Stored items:
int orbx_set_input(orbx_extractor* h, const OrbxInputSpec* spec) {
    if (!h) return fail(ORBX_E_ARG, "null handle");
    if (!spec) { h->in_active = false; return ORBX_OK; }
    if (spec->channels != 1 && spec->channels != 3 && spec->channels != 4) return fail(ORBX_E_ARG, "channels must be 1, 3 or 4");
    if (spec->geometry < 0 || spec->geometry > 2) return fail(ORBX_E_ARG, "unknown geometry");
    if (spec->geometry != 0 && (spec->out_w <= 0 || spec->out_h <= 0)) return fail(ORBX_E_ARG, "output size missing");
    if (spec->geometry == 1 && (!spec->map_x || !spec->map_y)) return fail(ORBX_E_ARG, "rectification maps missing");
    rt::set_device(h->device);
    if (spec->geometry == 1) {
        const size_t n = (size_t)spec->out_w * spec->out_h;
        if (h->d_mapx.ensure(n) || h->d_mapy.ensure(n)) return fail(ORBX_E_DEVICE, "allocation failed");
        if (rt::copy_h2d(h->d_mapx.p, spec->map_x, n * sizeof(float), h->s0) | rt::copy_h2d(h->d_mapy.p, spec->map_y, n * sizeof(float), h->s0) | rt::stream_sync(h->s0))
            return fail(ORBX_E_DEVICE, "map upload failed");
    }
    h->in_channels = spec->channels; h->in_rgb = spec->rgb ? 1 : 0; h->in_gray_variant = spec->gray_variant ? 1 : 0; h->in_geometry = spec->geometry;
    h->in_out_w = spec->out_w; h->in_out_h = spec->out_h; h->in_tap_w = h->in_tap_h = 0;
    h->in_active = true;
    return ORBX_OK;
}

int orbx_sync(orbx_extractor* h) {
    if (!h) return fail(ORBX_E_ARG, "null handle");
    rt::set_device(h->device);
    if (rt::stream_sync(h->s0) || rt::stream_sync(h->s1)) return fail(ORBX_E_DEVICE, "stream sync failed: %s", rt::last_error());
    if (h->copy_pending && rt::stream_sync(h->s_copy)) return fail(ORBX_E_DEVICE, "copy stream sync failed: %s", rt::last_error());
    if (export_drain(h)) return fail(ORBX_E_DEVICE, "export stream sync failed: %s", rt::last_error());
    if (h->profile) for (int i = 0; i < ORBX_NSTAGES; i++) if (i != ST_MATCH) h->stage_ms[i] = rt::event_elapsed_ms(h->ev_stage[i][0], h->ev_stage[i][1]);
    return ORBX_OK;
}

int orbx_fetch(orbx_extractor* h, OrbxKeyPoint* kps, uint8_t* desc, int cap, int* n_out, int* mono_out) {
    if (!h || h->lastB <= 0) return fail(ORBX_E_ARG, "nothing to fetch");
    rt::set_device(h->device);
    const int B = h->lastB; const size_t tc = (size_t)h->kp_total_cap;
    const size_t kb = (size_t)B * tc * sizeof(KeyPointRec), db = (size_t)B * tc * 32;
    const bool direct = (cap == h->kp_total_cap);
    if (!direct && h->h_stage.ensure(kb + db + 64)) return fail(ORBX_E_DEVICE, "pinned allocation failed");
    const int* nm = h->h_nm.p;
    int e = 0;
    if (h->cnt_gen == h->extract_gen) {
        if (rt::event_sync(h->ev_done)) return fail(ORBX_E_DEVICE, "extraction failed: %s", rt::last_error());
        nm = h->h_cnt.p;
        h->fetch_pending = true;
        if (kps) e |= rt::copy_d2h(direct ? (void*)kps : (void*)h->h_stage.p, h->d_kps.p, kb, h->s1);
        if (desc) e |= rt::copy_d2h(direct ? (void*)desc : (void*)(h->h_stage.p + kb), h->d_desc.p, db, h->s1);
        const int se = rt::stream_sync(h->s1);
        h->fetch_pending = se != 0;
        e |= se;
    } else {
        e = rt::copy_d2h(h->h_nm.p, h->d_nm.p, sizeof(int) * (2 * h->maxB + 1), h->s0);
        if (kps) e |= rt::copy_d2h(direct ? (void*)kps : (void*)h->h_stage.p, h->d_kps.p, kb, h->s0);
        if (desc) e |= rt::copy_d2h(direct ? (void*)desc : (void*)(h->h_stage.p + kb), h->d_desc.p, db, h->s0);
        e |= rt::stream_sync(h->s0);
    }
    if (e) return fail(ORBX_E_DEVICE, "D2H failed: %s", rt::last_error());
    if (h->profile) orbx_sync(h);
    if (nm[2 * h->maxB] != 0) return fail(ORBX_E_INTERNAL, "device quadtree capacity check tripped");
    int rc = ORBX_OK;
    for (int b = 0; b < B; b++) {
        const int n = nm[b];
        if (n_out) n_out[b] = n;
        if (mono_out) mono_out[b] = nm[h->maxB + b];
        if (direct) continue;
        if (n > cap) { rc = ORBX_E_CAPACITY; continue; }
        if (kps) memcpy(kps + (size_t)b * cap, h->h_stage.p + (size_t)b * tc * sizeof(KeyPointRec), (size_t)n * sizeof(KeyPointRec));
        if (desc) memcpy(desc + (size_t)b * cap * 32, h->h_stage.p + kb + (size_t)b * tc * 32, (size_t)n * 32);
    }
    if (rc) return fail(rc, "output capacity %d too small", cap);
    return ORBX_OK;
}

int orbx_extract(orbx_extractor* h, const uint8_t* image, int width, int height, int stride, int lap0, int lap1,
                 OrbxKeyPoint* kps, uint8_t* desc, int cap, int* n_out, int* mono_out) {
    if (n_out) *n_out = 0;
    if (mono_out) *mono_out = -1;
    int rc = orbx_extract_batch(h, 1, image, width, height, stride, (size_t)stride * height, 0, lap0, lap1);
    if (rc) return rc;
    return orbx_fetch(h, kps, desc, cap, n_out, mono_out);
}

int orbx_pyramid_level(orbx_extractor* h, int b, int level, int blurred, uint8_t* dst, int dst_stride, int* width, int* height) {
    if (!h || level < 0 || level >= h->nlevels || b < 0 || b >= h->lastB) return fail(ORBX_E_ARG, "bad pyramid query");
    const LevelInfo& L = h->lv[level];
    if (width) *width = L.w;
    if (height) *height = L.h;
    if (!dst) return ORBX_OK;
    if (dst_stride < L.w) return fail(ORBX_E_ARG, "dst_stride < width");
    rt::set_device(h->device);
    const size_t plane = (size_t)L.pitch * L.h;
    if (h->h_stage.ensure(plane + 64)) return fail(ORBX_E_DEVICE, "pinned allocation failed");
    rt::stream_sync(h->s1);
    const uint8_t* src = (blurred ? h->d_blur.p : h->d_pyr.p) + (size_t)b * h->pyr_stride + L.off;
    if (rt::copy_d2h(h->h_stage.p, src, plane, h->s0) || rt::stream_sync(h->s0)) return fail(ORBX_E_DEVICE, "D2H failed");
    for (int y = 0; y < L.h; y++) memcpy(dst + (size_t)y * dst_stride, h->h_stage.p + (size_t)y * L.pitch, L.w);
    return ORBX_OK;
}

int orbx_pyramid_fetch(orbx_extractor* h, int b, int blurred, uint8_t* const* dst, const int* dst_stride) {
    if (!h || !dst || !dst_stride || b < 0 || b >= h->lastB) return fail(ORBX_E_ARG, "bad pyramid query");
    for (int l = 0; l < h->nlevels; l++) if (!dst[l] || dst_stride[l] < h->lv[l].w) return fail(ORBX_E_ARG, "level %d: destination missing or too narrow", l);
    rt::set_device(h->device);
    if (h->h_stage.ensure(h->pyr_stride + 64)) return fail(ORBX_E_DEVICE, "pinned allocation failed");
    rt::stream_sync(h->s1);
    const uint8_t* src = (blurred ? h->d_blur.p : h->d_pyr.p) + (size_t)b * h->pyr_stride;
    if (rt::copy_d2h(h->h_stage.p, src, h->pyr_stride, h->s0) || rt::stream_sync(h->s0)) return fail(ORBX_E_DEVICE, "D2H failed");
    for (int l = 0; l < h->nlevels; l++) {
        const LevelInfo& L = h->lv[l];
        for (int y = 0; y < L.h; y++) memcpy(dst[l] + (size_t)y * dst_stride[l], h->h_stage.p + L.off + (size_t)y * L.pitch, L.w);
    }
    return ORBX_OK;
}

__Task__: Out of the data above, transcribe exactly and only the lines starting with the line that has "if (h->h_stage.ensure(plane +" and going on through the line that has "if (rt::copy_d2h(h->h_stage.p, src, plane, h->s0)", both included.

__Answer to this problem__:
    if (h->h_stage.ensure(plane + 64)) return fail(ORBX_E_DEVICE, "pinned allocation failed");
    rt::stream_sync(h->s1);
    const uint8_t* src = (blurred ? h->d_blur.p : h->d_pyr.p) + (size_t)b * h->pyr_stride + L.off;
    if (rt::copy_d2h(h->h_stage.p, src, plane, h->s0) || rt::stream_sync(h->s0)) return fail(ORBX_E_DEVICE, "D2H failed");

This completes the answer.